Post n°3 pubblicato il 04 Agosto 2006 da Larka4

III

 

Monica stava ancora dormendo. Si svegliò quando si accorse che qualcuno tentava di infilare delle chiavi nella porta del suo appartamento.

Si alzò dal letto e si recò ad aprire la porta, anticipando così Axel.

- Ehi…ciao – disse lei, sorridendogli e guardandolo con quegli occhi scuri illuminati.

- Ciao piccolina, ti ho portato la colazione!

Axel le diede un bacio sulla fronte e mise in tasca la copia di chiavi. Lei lo fece entrare e andarono entrambi a sedersi sul divano.

 

Monica e Axel si conoscevano da sempre. Il destino gli aveva uniti a causa della svolta che la vita delle loro madri aveva preso.

Charlot, prima di diventare un’alcolizzata, era una carissima amica della madre di Monica. Le due donne trascorrevano insieme una quantità di tempo così lunga da risultare indefinita. Facevano ogni cosa insieme, condividevano ogni emozione, intraprendevano qualsiasi attività che desideravano.

Si erano conosciute in un giardino durante un pomeriggio: Charlot, incinta del secondo figlio, stava cercando di far giocare Axel che aveva tre anni; Beatrice, la madre di Monica, tentava di far addormentare la figlia neonata. Le due donne sembravano non riuscir a raggiungere i loro obbiettivi materni. Sedute una accanto all’altra su una panchina, incominciarono a dialogare.

Da quel giorno sembrava che vivessero in simbiosi, eppure erano due donne completamente diverse nell’aspetto fisico. Ciò che le univa era il disprezzo per l’esistenza. Charlot era molto curata, elegante, esile, alta. Aveva due bellissimi occhi verdi (il più bel regalo che potesse fare a suo figlio) e capelli castani morbidi come la seta ma tanto ribelli da assumere movimenti ondulatori impossibili da regolare. Era debole caratterialmente. Mascherava tale debolezza criticando ogni forma che le si presentasse di fronte e ogni comportamento altrui. Si dimenticavano tutto, non riusciva ad assumersi nessuna responsabilità e il suo unico interesse era il puro divertimento. Lei amava ridere, vivere, giocare. Proprio durante i suoi giochi si accorse di essere incinta di Axel. Era molto giovane, economicamente precaria e non sapeva neanche dove fosse finito il padre di suo figlio.

La fortuna di Charlot fu l’incontro con un vecchio uomo milionario. Riuscì a sposarlo dopo pochi mesi dal loro primo incontro. Lui era divenuto padre non solo di Axel ma anche di Charlot. Sfortunatamente, la visione della bella famigliola non durò a lungo in quanto l’uomo se ne andò: si sa più si è avanti con l’età più la morte è alle porte. Nel testamento l’unico erede fu Axel, allora minorenne. Alla maggiore età, egli potè usufruire di tutto il denaro.

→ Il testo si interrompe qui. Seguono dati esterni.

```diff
+__device__ __forceinline__ Eig3Tri eig3_tridiagonal(const double (&m)[6])
+{
+  Eig3Tri t;
   const double x0 = m[1], x1 = m[2];
   const double sg = fma(x1, x1, x0 * x0);
   const double rt = sqrt(sg);
   const double g = (x0 >= 0.0) ? -rt : rt;
   const double h = fma(-x0, g, sg);
   const bool live = h > 0.0;
-  const double rh = live ? 1.0 / h : 0.0;
-  const double u1 = live ? x0 - g : 0.0, u2 = live ? x1 : 0.0;
-  const double p1 = fma(m[4], u2, m[3] * u1) * rh;
-  const double p2 = fma(m[5], u2, m[4] * u1) * rh;
-  const double kk = (fma(u2, p2, u1 * p1) * rh) * 0.5;
+  t.rh = live ? 1.0 / h : 0.0;
+  t.u1 = live ? x0 - g : 0.0;
+  t.u2 = live ? x1 : 0.0;
+  const double u1 = t.u1, u2 = t.u2;
+  const double p1 = fma(m[4], u2, m[3] * u1) * t.rh;
+  const double p2 = fma(m[5], u2, m[4] * u1) * t.rh;
+  const double kk = (fma(u2, p2, u1 * p1) * t.rh) * 0.5;
   const double q1 = fma(-kk, u1, p1), q2 = fma(-kk, u2, p2);
-  const double d0 = m[0], d1 = fma(-q1, u1, fma(-u1, q1, m[3])), d2 = fma(-q2, u2, fma(-u2, q2, m[5]));
-  const double e0 = live ? g : x0, e1 = fma(-q2, u1, fma(-u2, q1, m[4]));
-  const double e20 = e0 * e0, e21 = e1 * e1;
-  const double r0 = fabs(e0), r1 = fabs(e0) + fabs(e1), r2 = fabs(e1);
-  double lo = d0 - r0, hi = d0;
-  lo = (d1 - r1 < lo) ? d1 - r1 : lo;
-  lo = (d2 - r2 < lo) ? d2 - r2 : lo;
-  hi = (d1 < hi) ? d1 : hi;
-  hi = (d2 < hi) ? d2 : hi;
-#pragma unroll 1
-  for (int it = 0; it < kBisectSteps; it++)
-  {
-    const double mid = fma(hi - lo, 0.5, lo);
-    const double s1 = d0 - mid;
-    const double s2 = fma(d1 - mid, s1, -e20);
-    const double s3 = fma(d2 - mid, s2, -(e21 * s1));
-    const bool below = ((__double2hiint(s1) | __double2hiint(s2)) | __double2hiint(s3)) < 0;
-    hi = below ? mid : hi;
-    lo = below ? lo : mid;
-  }
-  const double sigma = lo;
+  t.d0 = m[0];
+  t.d1 = fma(-q1, u1, fma(-u1, q1, m[3]));
+  t.d2 = fma(-q2, u2, fma(-u2, q2, m[5]));
+  t.e0 = live ? g : x0;
+  t.e1 = fma(-q2, u1, fma(-u2, q1, m[4]));
+  t.e20 = t.e0 * t.e0;
+  t.e21 = t.e1 * t.e1;
+  const double r0 = fabs(t.e0), r1 = fabs(t.e0) + fabs(t.e1), r2 = fabs(t.e1);
+  double lo = t.d0 - r0, hi = t.d0;
+  lo = (t.d1 - r1 < lo) ? t.d1 - r1 : lo;
+  lo = (t.d2 - r2 < lo) ? t.d2 - r2 : lo;
+  hi = (t.d1 < hi) ? t.d1 : hi;
+  hi = (t.d2 < hi) ? t.d2 : hi;
+  t.lo = lo;
+  t.hi = hi;
+  return t;
+}
+
+__device__ __forceinline__ bool eig3_below(const Eig3Tri& t, double x)
+{
+  const double s1 = t.d0 - x;
+  const double s2 = fma(t.d1 - x, s1, -t.e20);
+  const double s3 = fma(t.d2 - x, s2, -(t.e21 * s1));
+  return ((__double2hiint(s1) | __double2hiint(s2)) | __double2hiint(s3)) < 0;
+}
+
+__device__ __forceinline__ void eig3_vector(const Eig3Tri& t, double sigma, double (&axis)[3])
+{
+  const double d0 = t.d0, d1 = t.d1, d2 = t.d2, e0 = t.e0, e1 = t.e1;
   const double Dp0 = pivot_floor(d0 - sigma);
   const double lf0 = e0 / Dp0;
   const double Dp1 = pivot_floor(fma(-lf0, e0, d1 - sigma));
@@ -443,12 +459,61 @@
     z1 = -(lf1 * z2);
     z0 = -(lf0 * z1);
   }
-  const double sdot = fma(u2, z2, u1 * z1) * rh;
-  const double y0 = z0, y1 = fma(-sdot, u1, z1), y2 = fma(-sdot, u2, z2);
+  const double sdot = fma(t.u2, z2, t.u1 * z1) * t.rh;
+  const double y0 = z0, y1 = fma(-sdot, t.u1, z1), y2 = fma(-sdot, t.u2, z2);
   const double nn = sqrt(fma(y2, y2, fma(y1, y1, y0 * y0)));
   axis[0] = y0 / nn;
   axis[1] = y1 / nn;
   axis[2] = y2 / nn;
 }
 
-}
+__device__ __forceinline__ void smallest_eigvec3(const double (&m)[6], double (&axis)[3])
+{
+  const Eig3Tri t = eig3_tridiagonal(m);
+  double lo = t.lo, hi = t.hi;
+#pragma unroll 1
+  for (int it = 0; it < kBisectSteps; it++)
+  {
+    const double mid = fma(hi - lo, 0.5, lo);
+    const bool below = eig3_below(t, mid);
+    hi = below ? mid : hi;
+    lo = below ? lo : mid;
+  }
+  eig3_vector(t, lo, axis);
+}
+
+__device__ __forceinline__ void smallest_eigvec3_wave(const double (&m)[6], double (&axis)[3])
+{
+  const Eig3Tri t = eig3_tridiagonal(m);
+  double lo = t.lo, hi = t.hi;
+  const int q = (int) (threadIdx.x & 63);
+  const int depth = q ? 31 - __builtin_clz((unsigned) q) : 0;
+  constexpr int kLevels = 6;
+#pragma unroll 1
+  for (int left = kBisectSteps; left > 0; left -= kLevels)
+  {
+    const int levels = left >= kLevels ? kLevels : left;
+    double nlo = lo, nhi = hi;
+#pragma unroll
+    for (int l = 0; l < kLevels - 1; l++)
+      if (l < depth)
+      {
+        const double mm = fma(nhi - nlo, 0.5, nlo);
+        const bool right = ((q >> (depth - 1 - l)) & 1) != 0;
+        nlo = right ? mm : nlo;
+        nhi = right ? nhi : mm;
+      }
+    const double mid = fma(nhi - nlo, 0.5, nlo);
+    const bool below = eig3_below(t, mid);
+    const unsigned long long verdicts = __ballot(below);
+    int node = 1;
+    for (int l = 0; l < levels - 1; l++)
+      node = 2 * node + (((verdicts >> node) & 1ull) ? 0 : 1);
+    const double clo = below ? nlo : mid, chi = below ? mid : nhi;
+    lo = __hiloint2double(__builtin_amdgcn_readlane(__double2hiint(clo), node), __builtin_amdgcn_readlane(__double2loint(clo), node));
+    hi = __hiloint2double(__builtin_amdgcn_readlane(__double2hiint(chi), node), __builtin_amdgcn_readlane(__double2loint(chi), node));
+  }
+  eig3_vector(t, lo, axis);
+}
+
+}
```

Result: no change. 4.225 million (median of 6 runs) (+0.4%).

Charlot, pochi mesi dopo la morte del marito e dopo il più grande dolore che una madre potesse subire, cadde in una forte depressione e incominciò a bere. Incominciò a disprezzare la sua vita. Essa era un fallimento, non aveva più nulla cui attaccarsi. Non aveva lavoro in grado di intraprendere per più di tre mesi, non aveva marito, non aveva denaro da gestire in modo indipendente, non aveva neanche una vera amica o almeno credeva di avercela.

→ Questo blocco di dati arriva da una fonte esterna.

CVS_EXPORT int cvs_frame_f16_to_f32_dev(rgba_frame_f32 *out, const rgba_frame_f16 *in, cvs_stream_t s);
CVS_EXPORT int cvs_frame_f32_to_f16_dev(rgba_frame_f16 *out, const rgba_frame_f32 *in, cvs_stream_t s);
CVS_EXPORT int cvs_copy_frame_f16_dev(rgba_frame_f16 *out, const rgba_frame_f16 *in, cvs_stream_t s);
CVS_EXPORT int cvs_copy_frame_alpha_f32_dev(rgba_frame_f32 *out, const rgba_frame_f32 *in, float alpha, cvs_stream_t s);
CVS_EXPORT int cvs_mix_cross_f32_dev(rgba_frame_f32 *out, const rgba_frame_f32 *a, const rgba_frame_f32 *b, float mix_b, cvs_stream_t s);
CVS_EXPORT int cvs_mix_over_f32_dev(rgba_frame_f32 *out, const rgba_frame_f32 *b, float mix_b, cvs_stream_t s);
CVS_EXPORT int cvs_color_matrix_f16_dev(rgba_frame_f16 *frame, const float m[9], int pre_lut, int post_lut, cvs_stream_t s);
CVS_EXPORT int cvs_color_matrix_f16_to_dev(rgba_frame_f16 *out, const rgba_frame_f16 *in, const float m[9], int pre_lut, int post_lut, cvs_stream_t s);
CVS_EXPORT int cvs_gain_offset_f16_dev(rgba_frame_f16 *out, const rgba_frame_f16 *in, float gain, float offset, cvs_stream_t s);
CVS_EXPORT int cvs_fill_solid_f16_dev(rgba_frame_f16 *frame, const box2i *window, const rgba_f32 *color, cvs_stream_t s);
CVS_EXPORT int cvs_fill_solid_f32_dev(rgba_frame_f32 *frame, const box2i *window, const rgba_f32 *color, cvs_stream_t s);
CVS_EXPORT int cvs_scale_bilinear_f16_dev(rgba_frame_f16 *target, v2f tp, const rgba_frame_f16 *source, v2f sp, v2f fac, cvs_stream_t stream);
CVS_EXPORT int cvs_scale_bilinear_f32_batch_dev(rgba_frame_f32 *const *targets, v2f target_point, const rgba_frame_f32 *const *sources, v2f source_point,
                                                v2f factors, int count, cvs_stream_t stream);
CVS_EXPORT int cvs_scale_bilinear_f16_batch_dev(rgba_frame_f16 *const *targets, v2f target_point, const rgba_frame_f16 *const *sources, v2f source_point,
                                                v2f factors, int count, cvs_stream_t stream);
CVS_EXPORT int cvs_scale_bilinear_f32_dev(rgba_frame_f32 *target, v2f target_point, const rgba_frame_f32 *source, v2f source_point, v2f factors, cvs_stream_t s);
CVS_EXPORT int cvs_fir_blur_f32_dev(rgba_frame_f32 *target, const rgba_frame_f32 *source, const float *taps_host, int ntaps, cvs_stream_t s);
#define CODED_IMAGE_MAX_PLANES 4
typedef struct {
    void *data[CODED_IMAGE_MAX_PLANES];
    int stride[CODED_IMAGE_MAX_PLANES];
    int line_count[CODED_IMAGE_MAX_PLANES];
    void (*free_func)(void *image);
} coded_image;
CVS_EXPORT coded_image *coded_image_alloc(const int *strides, const int *line_counts, int count);
CVS_EXPORT coded_image *coded_image_alloc0(const int *strides, const int *line_counts, int count);
CVS_EXPORT void video_reconstruct_dv(rgba_frame_f16 *frame, coded_image *planar);
CVS_EXPORT coded_image *video_subsample_dv(rgba_frame_f16 *frame);
CVS_EXPORT int cvs_reconstruct_dv_dev(rgba_frame_f16 *frame, const coded_image *planar, cvs_stream_t stream);
CVS_EXPORT int cvs_subsample_dv_dev(coded_image *planar, rgba_frame_f16 *frame, int encode_input_in_place, cvs_stream_t stream);
CVS_EXPORT coded_image *video_subsample_mpeg2(rgba_frame_f16 *frame);
CVS_EXPORT int cvs_subsample_mpeg2_dev(coded_image *planar, const rgba_frame_f16 *frame, int width, int height, cvs_stream_t stream);
enum { CVS_YCC_PROGRESSIVE = 1, CVS_YCC_REC709 = 2 };
CVS_EXPORT int cvs_reconstruct_mpeg2_dev(rgba_frame_f16 *frame, const coded_image *planar, int width, int height, int flags, cvs_stream_t stream);
CVS_EXPORT void video_reconstruct_mpeg2(rgba_frame_f16 *frame, coded_image *planar);

CVS_EXPORT int cvs_pulldown23_frames(int offset, int frame_index, int *first, int *second);
CVS_EXPORT int cvs_weave_fields_f16_dev(rgba_frame_f16 *frame, const rgba_frame_f16 *other, cvs_stream_t stream);

CVS_EXPORT int cvs_field_to_frame_f16_dev(rgba_frame_f16 *out, const rgba_frame_f16 *in, int field, cvs_stream_t stream);
CVS_EXPORT int cvs_soften_fields_f16_dev(rgba_frame_f16 *out, const rgba_frame_f16 *in, cvs_stream_t stream);
CVS_EXPORT int cvs_interlace_fields_f16_dev(rgba_frame_f16 *out, const rgba_frame_f16 *even, const rgba_frame_f16 *odd, cvs_stream_t stream);
CVS_EXPORT int cvs_pulldown23_add_frames(int offset, int frame_index, int *even_source, int *odd_source);

enum { CVS_DISPLAY_RGBA8 = 0, CVS_DISPLAY_ARGB32_PREMUL = 1 };
CVS_EXPORT int cvs_frame_to_bytes_dev(void *dst_dev, const rgba_frame_f16 *frame, int pre_lut, int mode, cvs_stream_t stream);
CVS_EXPORT int video_frame_to_bytes(void *dst_host, const rgba_frame_f16 *host_frame, int pre_lut, int mode);
CVS_EXPORT int cvs_frame_to_rgba8_intent_dev(void *dst_dev, const rgba_frame_f16 *frame, int pre_lut, float rendering_intent, cvs_stream_t stream);
CVS_EXPORT int video_frame_to_rgba8_intent(void *dst_host, const rgba_frame_f16 *host_frame, int pre_lut, float rendering_intent);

Beatrice, invece, era una donna apparentemente soddisfatta. Lei, reggeva il peso della sua vita in tutte le sue forme: lavoro, casa, famiglia…si vantava in continuazione delle sue riuscite imprese in tutti i settori. Sebbene dentro di sé fosse triste e la cogliessero in continuazione momenti di malinconia, davanti alle persone dimostrava di essere felice. Era una donna di media statura, un po’ carnosa, trascurata, capelli biondi ricci e occhi scuri. 

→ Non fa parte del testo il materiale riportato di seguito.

+  const int pe = (lane & 7) ^ ((lane >> 4) & 3);
+  const int wu = __builtin_amdgcn_readfirstlane(w);
+  const float* wsel = wu < 4 ? J.A : J.X0;
+  const uint64_t wbits = (uint64_t)(size_t)wsel;
+  const uint64_t wbu = (uint64_t)(uint32_t)__builtin_amdgcn_readfirstlane((int)(uint32_t)wbits) |
+                       ((uint64_t)(uint32_t)__builtin_amdgcn_readfirstlane((int)(uint32_t)(wbits >> 32)) << 32);
+  const int64_t ldu = (int64_t)__builtin_amdgcn_readfirstlane((int)ld);
+  const int bbu = __builtin_amdgcn_readfirstlane(b_begin);
+  const float* wb = opaque(reinterpret_cast<const float*>((size_t)wbu) + (int64_t)(64 * (wu & 3)) * ldu + bbu);
+  const uint32_t off0 = (uint32_t)((lane >> 3) * ld + 4 * pe), off1 = off0 ^ 16u;
+  const bool late = wu >= 4;
+  auto issue = [&](int t, int buf) {
+    const uint32_t dst = (uint32_t)(size_t)(lds_void*)&lds[buf][(64 * wu) * 32];
+#pragma unroll
+    for (int k = 0; k < 8; ++k) {
+      const float* src = opaque(wb + ((int64_t)(8 * k) * ldu + 32 * t)) + ((k & 1) ? off1 : off0);
+      uint32_t keep;
+      asm volatile("s_mov_b32 %0, m0\n\ts_mov_b32 m0, %2\n\ts_nop 0\n\tglobal_load_lds_dwordx4 %1, off\n\ts_mov_b32 m0, %0"
+                   : "=&s"(keep)
+                   : "v"(src), "s"(dst + 1024u * k)
+                   : "memory");
+    }
+  };
+  const int sw = (c >> 1) & 7;
+  auto rd = [&](const float* L, int v, float4 (&ra)[4], float4 (&rx)[2]) {
+    const int q = (4 * (v >> 1) + 2 * h + (v & 1)) ^ sw;
+#pragma unroll
+    for (int i = 0; i < 4; ++i) ra[i] = *reinterpret_cast<const float4*>(L + (32 * (nb0 + i) + c) * 32 + 4 * q);
+#pragma unroll
+    for (int j = 0; j < 2; ++j) rx[j] = *reinterpret_cast<const float4*>(L + (256 + 32 * (kb0 + j) + c) * 32 + 4 * q);
+  };
+  auto mm = [&](const float4 (&ra)[4], const float4 (&rx)[2]) {
+#pragma unroll
+    for (int i = 0; i < 4; ++i) {
+      const float4 av = ra[i];
+      if (db) bs[i] += (av.x + av.y) + (av.z + av.w);
+#pragma unroll
+      for (int j = 0; j < 2; ++j) {
+        const float4 xv = rx[j];
+        acc[i][j] = mfma(av.x, xv.x, acc[i][j]);
+        acc[i][j] = mfma(av.y, xv.y, acc[i][j]);
+        acc[i][j] = mfma(av.z, xv.z, acc[i][j]);
+        acc[i][j] = mfma(av.w, xv.w, acc[i][j]);
+      }
+    }
+  };
+  issue(0, 0);
+  asm volatile("s_waitcnt vmcnt(0)" ::: "memory");
+  __syncthreads();
+  if (nsteps > 1) issue(1, 1);
+  float4 ra0[4], rx0[2], ra1[4], rx1[2];
+  rd(lds[0], 0, ra0, rx0);
+#pragma unroll 1
+  for (int t = 0; t < nsteps; ++t) {
+    const float* L = lds[t & 1];
+    rd(L, 1, ra1, rx1);
+    mm(ra0, rx0);
+    rd(L, 2, ra0, rx0);
+    mm(ra1, rx1);
+    rd(L, 3, ra1, rx1);
+    mm(ra0, rx0);
+    if (t + 1 < nsteps) {
+#if !(SPP_DW_TIMING & 2)
+      asm volatile("s_waitcnt vmcnt(0) lgkmcnt(0)" ::: "memory");
+      __syncthreads();
+#endif
+#if !(SPP_DW_TIMING & 1)
+      if (!late && t + 2 < nsteps) issue(t + 2, t & 1);
+#endif
+      rd(lds[(t + 1) & 1], 0, ra0, rx0);
+    }
+    mm(ra1, rx1);
+#if !(SPP_DW_TIMING & 1)
+    if (late && t + 2 < nsteps) issue(t + 2, t & 1);
+#endif
   }
 }
 
@@ -256,8 +346,9 @@
   }
 }
 
+template <int NJ = 4>
 __device__ __forceinline__ void dw_store(const DwJob& J, int split, int part, int nb0, int kb0, int ni, int nj,
-                                         bool db, const f32x16 (&acc)[4][4], const float (&bs)[4]) {
+                                         bool db, const f32x16 (&acc)[4][NJ], const float (&bs)[4]) {
   int tid = threadIdx.x;
   asm volatile("" : "+v"(nb0), "+v"(kb0), "+v"(ni), "+v"(nj), "+v"(split), "+v"(part), "+v"(tid));
   const int lane = tid & 63, h = lane >> 5, c = lane & 31;
@@ -278,7 +369,7 @@
       float* rowp = row_w(n);
       asm volatile("" : "+v"(rowp));
 #pragma unroll
-      for (int j = 0; j < 4; ++j) {
+      for (int j = 0; j < NJ; ++j) {
         if (j >= nj) break;
         const int k = 32 * (kb0 + j) + c;
         if (k < K) rowp[k] = acc[i][j][q];
@@ -478,4 +569,28 @@
   }
 }
 
-}
+constexpr int kDwBig8Threads = 512;
+template <int = 0>
+__global__ __launch_bounds__(kDwBig8Threads, 1) void k_dw_big8(const DwJob* __restrict__ jobs,
+                                                               const int* __restrict__ item_job,
+                                                               const int* __restrict__ item_split) {
+  const int item = blockIdx.x;
+  const DwJob J = jobs[item_job[item]];
+  const int split = item_split[item];
+  const int w = threadIdx.x >> 6;
+  const int nb0 = 4 * ((w >> 1) & 1), kb0 = 4 * (w & 1) + 2 * (w >> 2);
+  const int b_begin = split * J.split_len;
+  const int b_end = min(b_begin + J.split_len, J.Bp);
+  const int nsteps = (b_end - b_begin) / 32;
+  const bool db = J.db != nullptr && kb0 == 0;
+  f32x16 acc[4][2];
+#pragma unroll
+  for (int i = 0; i < 4; ++i)
+#pragma unroll
+    for (int j = 0; j < 2; ++j) acc[i][j] = zero16();
+  float bs[4] = {0.f, 0.f, 0.f, 0.f};
+  if (nsteps > 0) dw_big8_lds(J, b_begin, nsteps, nb0, kb0, db, acc, bs);
+  dw_store<2>(J, split, 0, nb0, kb0, 4, 2, db, acc, bs);
+}
+
+}
diff --git a/spp-rl_amd/csrc/host.h b/spp-rl_amd/csrc/host.h
--- a/spp-rl_amd/csrc/host.h
+++ b/spp-rl_amd/csrc/host.h
@@ -41,6 +41,7 @@
   int nlds[2] = {0, 0};
   int64_t max_elems[2] = {1, 1};
   bool bf16 = false;
+  int big_waves = 4;
   void release() { slab.release(); jobs.release(); items.release(); }
 };
 
diff --git a/spp-rl_amd/csrc/internal.h b/spp-rl_amd/csrc/internal.h
--- a/spp-rl_amd/csrc/internal.h
+++ b/spp-rl_amd/csrc/internal.h
@@ -23,7 +23,7 @@
 };
 
 void launch_dw_kernels(const DwJob* jobs, const int* item_job, const int* item_split, int nitems, int nlds,
-                       int njobs, int64_t max_elems, bool bf16, hipStream_t st);
+                       int njobs, int64_t max_elems, bool bf16, int big_waves, hipStream_t st);
 inline __host__ __device__ int dw_red_group(int nslab, int64_t elems) { return nslab >= 64 && elems <= 4096 ? 16 : 1; }
 
 struct PackJob {
diff --git a/spp-rl_amd/csrc/ks_dw.hip b/spp-rl_amd/csrc/ks_dw.hip
--- a/spp-rl_amd/csrc/ks_dw.hip
+++ b/spp-rl_amd/csrc/ks_dw.hip
@@ -2,12 +2,18 @@
 
 namespace spp {
 void launch_dw_kernels(const DwJob* jobs, const int* item_job, const int* item_split, int nitems, int nlds,
-                       int njobs, int64_t max_elems, bool bf16, hipStream_t st) {
-  if (nlds > 0)
-    hipLaunchKernelGGL(bf16 ? k_dw_big16 : k_dw_big, dim3(nlds), dim3(kDwThreads), 0, st, jobs, item_job, item_split);
+                       int njobs, int64_t max_elems, bool bf16, int big_waves, hipStream_t st) {
+  const auto thin = bf16 ? k_dw<true> : k_dw<false>;
+  if (nlds > 0) {
+    if (bf16)
+      hipLaunchKernelGGL(k_dw_big16, dim3(nlds), dim3(kDwThreads), 0, st, jobs, item_job, item_split);
+    else if (big_waves == 8)
+      hipLaunchKernelGGL(k_dw_big8<>, dim3(nlds), dim3(kDwBig8Threads), 0, st, jobs, item_job, item_split);
+    else
+      hipLaunchKernelGGL(k_dw_big, dim3(nlds), dim3(kDwThreads), 0, st, jobs, item_job, item_split);
+  }
   if (nitems > nlds)
-    hipLaunchKernelGGL(bf16 ? k_dw<true> : k_dw<false>, dim3(nitems - nlds), dim3(kDwThreads), 0, st, jobs,
-                       item_job + nlds, item_split + nlds);
+    hipLaunchKernelGGL(thin, dim3(nitems - nlds), dim3(kDwThreads), 0, st, jobs, item_job + nlds, item_split + nlds);
   hipLaunchKernelGGL(k_dw_reduce, dim3(cdiv(max_elems, 256), njobs), dim3(256), 0, st, jobs);
 }
 }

L’amicizia fra Beatrice e Charlot durò per tutta l’infanzia dei loro figli, forse non era realmente un rapporto profondo poiché nel momento del bisogno Beatrice abbandonò Charlot senza nessuno scrupolo. Beatrice cercava sempre una finalità o un motivo di esistenza nei rapporti che istaurava. In Charlot aveva trovato la possibilità di spendere soldi altrui per togliersi i suoi sfizi, aveva trovato la disponibilità di un autista senza stipendio. Quando morì il marito di Charlot, tutto questo venne a mancare e di conseguenza non esisteva più alcuna ragione di starle accanto.

Tuttavia i due bimbi trascorsero moltissimo tempo insieme. Il loro rapporto era particolare, sembrava caratterizzato da una sorta di telepatia. Riuscivano a comprendersi con il solo sguardo, riuscivano a prevedere il desiderio dell’altro senza dialogare. Talvolta tendevano ad isolarsi dagli altri bimbi per rimanere soli, magari in silenzio, senza giocare: lui dipingeva, lei sfogliava pagine di libri affascinata e ignara di ciò che ci fosse scritto.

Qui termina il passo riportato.